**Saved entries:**
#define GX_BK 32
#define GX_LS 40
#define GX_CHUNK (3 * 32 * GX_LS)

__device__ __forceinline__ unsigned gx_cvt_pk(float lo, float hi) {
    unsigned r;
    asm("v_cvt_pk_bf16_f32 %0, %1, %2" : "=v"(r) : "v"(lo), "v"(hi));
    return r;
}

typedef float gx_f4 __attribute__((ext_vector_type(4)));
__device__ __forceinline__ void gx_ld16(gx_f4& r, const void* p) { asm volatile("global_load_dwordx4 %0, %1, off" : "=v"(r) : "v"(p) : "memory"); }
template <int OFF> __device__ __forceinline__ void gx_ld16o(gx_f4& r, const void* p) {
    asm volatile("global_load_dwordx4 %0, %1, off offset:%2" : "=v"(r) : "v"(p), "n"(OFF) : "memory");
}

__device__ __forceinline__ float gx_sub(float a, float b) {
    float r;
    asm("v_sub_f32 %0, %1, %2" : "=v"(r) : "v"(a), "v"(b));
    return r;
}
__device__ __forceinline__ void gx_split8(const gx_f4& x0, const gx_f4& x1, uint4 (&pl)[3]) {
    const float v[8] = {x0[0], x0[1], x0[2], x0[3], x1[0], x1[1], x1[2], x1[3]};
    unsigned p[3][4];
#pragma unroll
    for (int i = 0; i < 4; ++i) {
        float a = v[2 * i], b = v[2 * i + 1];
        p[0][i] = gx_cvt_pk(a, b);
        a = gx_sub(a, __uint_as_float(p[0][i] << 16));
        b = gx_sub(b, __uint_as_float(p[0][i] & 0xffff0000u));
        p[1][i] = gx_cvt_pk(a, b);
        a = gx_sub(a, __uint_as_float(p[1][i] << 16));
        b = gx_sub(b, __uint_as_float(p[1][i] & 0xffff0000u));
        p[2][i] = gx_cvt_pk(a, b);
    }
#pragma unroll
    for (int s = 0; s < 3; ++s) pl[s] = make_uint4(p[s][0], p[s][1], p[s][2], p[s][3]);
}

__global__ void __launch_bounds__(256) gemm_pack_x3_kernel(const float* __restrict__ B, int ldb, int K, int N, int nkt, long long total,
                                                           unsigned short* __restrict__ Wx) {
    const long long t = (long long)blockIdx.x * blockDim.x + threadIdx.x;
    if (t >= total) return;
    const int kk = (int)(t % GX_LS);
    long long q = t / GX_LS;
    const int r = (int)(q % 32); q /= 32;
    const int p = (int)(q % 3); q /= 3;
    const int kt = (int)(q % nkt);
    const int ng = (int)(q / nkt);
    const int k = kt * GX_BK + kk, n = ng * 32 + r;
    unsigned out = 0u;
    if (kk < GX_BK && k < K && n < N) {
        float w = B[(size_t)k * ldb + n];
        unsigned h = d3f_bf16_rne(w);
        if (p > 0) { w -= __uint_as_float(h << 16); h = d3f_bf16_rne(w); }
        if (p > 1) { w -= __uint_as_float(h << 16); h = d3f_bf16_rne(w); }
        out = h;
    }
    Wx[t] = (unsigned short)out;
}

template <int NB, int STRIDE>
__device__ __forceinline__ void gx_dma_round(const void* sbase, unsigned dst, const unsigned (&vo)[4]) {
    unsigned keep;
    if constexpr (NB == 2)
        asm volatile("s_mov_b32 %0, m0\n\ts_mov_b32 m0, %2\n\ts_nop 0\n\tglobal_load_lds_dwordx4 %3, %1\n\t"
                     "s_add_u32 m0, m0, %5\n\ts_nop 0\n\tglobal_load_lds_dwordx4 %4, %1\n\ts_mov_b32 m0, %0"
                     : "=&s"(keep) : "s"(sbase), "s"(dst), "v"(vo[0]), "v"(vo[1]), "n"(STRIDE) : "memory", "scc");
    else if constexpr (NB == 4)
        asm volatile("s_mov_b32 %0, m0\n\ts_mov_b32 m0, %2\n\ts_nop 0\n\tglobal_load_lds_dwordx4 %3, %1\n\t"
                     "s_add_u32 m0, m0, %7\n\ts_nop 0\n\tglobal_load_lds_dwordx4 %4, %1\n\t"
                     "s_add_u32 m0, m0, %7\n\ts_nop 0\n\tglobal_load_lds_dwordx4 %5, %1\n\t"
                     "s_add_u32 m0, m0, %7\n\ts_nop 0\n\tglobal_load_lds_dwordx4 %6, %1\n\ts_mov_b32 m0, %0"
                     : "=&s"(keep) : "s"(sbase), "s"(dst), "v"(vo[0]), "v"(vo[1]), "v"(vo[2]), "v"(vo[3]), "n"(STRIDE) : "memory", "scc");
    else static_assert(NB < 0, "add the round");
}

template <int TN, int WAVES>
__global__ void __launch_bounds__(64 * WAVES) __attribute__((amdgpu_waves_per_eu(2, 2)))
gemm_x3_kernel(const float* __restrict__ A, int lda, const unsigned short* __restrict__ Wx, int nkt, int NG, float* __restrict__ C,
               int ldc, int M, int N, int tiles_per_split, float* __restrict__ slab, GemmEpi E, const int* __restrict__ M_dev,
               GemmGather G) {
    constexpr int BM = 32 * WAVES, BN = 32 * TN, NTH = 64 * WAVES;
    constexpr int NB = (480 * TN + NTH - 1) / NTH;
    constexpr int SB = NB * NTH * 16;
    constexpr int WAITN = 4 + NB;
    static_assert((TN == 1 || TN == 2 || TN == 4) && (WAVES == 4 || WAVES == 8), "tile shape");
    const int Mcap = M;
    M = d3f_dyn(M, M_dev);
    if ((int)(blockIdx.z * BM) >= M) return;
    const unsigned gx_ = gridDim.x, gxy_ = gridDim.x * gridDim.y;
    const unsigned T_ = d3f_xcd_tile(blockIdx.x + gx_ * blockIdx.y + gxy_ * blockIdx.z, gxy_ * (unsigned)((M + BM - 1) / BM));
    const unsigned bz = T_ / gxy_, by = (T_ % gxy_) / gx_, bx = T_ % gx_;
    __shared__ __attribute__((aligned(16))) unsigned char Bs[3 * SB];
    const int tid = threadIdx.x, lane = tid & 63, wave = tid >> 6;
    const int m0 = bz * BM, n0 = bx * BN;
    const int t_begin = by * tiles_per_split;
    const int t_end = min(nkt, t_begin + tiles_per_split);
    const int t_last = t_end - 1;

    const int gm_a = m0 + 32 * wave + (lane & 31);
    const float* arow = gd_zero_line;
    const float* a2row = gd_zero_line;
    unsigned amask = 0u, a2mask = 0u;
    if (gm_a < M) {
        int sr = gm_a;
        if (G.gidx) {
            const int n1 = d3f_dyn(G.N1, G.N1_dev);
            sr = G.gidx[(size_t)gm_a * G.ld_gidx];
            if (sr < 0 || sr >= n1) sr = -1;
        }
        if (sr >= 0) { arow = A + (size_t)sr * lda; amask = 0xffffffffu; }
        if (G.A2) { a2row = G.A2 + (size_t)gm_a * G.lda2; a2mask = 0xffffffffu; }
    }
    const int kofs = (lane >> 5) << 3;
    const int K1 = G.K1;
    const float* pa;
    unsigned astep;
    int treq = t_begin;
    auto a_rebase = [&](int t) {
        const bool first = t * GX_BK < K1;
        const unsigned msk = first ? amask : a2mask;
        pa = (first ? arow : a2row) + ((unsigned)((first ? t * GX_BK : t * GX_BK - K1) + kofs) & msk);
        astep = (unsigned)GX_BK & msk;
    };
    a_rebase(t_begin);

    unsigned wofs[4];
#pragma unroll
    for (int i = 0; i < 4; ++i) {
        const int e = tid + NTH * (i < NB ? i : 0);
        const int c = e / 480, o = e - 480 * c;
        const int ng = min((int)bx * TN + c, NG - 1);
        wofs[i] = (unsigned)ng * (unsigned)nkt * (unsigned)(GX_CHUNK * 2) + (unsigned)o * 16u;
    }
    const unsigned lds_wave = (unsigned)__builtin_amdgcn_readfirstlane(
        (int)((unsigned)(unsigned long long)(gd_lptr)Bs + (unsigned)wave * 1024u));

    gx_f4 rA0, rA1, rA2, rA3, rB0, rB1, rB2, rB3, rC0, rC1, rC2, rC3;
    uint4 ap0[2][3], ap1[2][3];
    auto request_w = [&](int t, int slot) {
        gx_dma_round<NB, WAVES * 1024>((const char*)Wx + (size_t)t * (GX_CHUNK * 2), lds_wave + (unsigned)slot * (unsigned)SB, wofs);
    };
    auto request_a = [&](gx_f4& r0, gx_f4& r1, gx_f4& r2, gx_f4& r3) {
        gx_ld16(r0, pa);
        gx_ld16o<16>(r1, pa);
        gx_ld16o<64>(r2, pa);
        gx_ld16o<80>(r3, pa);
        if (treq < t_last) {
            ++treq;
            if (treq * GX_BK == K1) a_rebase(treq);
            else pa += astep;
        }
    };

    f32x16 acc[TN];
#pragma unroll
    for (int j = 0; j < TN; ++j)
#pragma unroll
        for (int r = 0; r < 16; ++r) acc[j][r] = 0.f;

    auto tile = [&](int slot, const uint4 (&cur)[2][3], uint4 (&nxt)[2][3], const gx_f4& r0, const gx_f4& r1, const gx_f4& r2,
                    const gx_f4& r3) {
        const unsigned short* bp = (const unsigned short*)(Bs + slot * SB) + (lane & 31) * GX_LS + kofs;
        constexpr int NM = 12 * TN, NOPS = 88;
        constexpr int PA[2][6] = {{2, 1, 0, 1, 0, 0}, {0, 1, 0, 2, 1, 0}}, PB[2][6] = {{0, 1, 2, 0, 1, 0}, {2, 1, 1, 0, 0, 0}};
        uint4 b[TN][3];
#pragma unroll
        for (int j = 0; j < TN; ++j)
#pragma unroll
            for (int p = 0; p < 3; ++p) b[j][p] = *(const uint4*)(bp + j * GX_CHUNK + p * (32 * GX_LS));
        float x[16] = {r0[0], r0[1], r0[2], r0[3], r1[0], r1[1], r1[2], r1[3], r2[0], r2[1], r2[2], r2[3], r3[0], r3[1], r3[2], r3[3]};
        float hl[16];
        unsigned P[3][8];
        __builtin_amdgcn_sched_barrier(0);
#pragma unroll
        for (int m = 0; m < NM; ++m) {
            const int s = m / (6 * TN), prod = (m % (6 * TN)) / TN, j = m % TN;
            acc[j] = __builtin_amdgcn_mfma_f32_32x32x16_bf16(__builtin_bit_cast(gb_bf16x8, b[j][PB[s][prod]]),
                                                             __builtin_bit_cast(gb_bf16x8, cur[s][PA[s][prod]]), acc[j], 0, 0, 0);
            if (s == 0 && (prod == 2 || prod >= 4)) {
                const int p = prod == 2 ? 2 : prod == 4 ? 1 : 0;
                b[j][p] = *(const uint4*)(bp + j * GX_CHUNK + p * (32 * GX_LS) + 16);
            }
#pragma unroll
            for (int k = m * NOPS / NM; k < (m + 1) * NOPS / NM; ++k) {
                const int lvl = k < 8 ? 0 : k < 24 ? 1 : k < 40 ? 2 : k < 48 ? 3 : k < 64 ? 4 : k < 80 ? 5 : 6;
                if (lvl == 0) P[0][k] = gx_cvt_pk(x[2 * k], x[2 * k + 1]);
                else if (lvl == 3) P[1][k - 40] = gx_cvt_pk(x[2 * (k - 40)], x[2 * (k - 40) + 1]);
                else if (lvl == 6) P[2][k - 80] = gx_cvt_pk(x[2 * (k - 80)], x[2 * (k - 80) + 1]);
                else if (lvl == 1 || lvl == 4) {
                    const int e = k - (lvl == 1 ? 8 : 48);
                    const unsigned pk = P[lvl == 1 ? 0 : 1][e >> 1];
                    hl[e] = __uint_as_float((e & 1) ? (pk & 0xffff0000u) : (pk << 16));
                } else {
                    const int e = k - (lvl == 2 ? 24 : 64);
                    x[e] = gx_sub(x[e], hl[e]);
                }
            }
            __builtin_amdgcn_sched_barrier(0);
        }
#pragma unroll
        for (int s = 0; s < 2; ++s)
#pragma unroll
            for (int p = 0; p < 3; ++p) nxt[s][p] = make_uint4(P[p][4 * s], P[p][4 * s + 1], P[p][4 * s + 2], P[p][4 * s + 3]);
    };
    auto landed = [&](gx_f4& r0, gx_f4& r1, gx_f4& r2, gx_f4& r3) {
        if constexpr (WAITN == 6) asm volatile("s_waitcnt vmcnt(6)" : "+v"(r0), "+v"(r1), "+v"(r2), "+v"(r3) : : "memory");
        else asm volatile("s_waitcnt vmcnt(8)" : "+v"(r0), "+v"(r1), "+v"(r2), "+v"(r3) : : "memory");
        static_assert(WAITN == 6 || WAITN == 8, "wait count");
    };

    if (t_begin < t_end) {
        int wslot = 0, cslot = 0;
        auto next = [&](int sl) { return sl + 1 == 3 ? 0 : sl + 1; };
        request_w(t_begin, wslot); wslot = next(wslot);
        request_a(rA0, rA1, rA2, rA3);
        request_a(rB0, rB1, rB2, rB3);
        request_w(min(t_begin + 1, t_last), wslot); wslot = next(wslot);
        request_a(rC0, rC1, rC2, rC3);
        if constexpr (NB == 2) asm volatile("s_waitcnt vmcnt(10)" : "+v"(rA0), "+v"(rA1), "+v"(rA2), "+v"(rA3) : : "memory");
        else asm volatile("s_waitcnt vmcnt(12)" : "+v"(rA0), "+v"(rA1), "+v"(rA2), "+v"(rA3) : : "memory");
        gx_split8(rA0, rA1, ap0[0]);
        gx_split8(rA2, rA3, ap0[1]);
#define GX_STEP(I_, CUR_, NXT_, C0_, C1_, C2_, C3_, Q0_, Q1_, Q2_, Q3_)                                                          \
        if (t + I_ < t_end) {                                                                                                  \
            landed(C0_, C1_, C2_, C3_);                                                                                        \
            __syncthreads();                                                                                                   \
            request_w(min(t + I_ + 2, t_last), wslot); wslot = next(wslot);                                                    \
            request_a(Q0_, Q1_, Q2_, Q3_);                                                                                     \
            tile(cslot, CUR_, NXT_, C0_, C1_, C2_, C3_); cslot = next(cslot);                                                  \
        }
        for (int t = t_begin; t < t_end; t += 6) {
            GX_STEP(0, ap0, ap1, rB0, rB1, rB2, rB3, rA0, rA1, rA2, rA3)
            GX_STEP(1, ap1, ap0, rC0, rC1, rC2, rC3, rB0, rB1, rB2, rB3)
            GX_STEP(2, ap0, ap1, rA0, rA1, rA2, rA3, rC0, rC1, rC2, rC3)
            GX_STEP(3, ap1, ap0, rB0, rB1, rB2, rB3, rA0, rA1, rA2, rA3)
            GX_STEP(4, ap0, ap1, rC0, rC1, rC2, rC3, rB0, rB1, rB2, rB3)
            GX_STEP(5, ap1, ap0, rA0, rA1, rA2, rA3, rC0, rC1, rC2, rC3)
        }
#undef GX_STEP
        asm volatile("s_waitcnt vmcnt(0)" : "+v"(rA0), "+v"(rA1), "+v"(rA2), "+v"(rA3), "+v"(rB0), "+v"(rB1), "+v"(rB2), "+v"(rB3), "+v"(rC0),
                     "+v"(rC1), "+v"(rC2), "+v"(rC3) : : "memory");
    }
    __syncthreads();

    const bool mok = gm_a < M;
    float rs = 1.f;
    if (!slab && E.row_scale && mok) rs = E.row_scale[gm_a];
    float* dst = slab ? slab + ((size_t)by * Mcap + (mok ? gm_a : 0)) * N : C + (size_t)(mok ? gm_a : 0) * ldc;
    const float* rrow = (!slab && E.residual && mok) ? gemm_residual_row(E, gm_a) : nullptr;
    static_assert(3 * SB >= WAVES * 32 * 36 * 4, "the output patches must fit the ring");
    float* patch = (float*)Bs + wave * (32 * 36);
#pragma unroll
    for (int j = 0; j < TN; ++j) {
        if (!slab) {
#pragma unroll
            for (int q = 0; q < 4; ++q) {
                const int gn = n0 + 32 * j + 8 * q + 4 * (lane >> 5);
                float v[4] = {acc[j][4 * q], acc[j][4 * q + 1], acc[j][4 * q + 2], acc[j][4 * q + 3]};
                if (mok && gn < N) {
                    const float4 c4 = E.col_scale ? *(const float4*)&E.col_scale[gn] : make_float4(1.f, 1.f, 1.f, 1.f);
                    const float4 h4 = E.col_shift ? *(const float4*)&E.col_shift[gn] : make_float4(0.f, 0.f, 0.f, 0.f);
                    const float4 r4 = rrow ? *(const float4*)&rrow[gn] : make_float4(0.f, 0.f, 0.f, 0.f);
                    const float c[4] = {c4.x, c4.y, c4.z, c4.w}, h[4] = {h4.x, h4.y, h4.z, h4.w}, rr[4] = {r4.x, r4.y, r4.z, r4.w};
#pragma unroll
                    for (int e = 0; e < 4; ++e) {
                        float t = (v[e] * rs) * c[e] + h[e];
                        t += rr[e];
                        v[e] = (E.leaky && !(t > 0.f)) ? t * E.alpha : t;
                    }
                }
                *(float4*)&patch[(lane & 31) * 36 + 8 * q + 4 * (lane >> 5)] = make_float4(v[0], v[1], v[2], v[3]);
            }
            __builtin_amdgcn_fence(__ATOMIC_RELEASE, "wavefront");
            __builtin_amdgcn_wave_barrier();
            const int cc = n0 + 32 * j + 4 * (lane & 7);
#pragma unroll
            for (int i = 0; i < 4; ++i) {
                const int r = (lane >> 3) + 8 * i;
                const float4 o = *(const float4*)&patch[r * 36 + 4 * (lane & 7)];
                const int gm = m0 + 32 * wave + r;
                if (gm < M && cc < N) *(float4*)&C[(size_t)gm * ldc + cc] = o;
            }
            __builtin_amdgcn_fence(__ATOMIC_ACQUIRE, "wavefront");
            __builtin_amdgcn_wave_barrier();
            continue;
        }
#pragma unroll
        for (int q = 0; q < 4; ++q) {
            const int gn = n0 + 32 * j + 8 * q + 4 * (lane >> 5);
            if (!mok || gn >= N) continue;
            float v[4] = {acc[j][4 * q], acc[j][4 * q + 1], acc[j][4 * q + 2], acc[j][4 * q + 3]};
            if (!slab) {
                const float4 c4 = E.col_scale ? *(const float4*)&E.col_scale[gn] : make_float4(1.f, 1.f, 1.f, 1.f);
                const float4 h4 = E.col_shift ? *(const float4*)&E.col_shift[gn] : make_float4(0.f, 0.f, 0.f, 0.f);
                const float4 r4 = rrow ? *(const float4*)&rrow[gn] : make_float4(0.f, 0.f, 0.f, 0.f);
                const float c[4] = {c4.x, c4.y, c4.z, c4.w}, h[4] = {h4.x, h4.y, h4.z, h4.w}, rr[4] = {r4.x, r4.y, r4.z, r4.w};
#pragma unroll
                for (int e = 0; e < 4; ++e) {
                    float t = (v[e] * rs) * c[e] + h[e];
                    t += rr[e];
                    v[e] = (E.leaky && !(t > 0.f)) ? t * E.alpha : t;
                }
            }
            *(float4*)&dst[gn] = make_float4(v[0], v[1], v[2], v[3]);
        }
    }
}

**WHAT TO WORK ON:** What you give back should be exactly the lines of the data above from the line with "unsigned r;" through the line with "template <int OFF>", both of those included, and nothing more.

**TASK SOLUTION:**
    unsigned r;
    asm("v_cvt_pk_bf16_f32 %0, %1, %2" : "=v"(r) : "v"(lo), "v"(hi));
    return r;
}

typedef float gx_f4 __attribute__((ext_vector_type(4)));
__device__ __forceinline__ void gx_ld16(gx_f4& r, const void* p) { asm volatile("global_load_dwordx4 %0, %1, off" : "=v"(r) : "v"(p) : "memory"); }
template <int OFF> __device__ __forceinline__ void gx_ld16o(gx_f4& r, const void* p) {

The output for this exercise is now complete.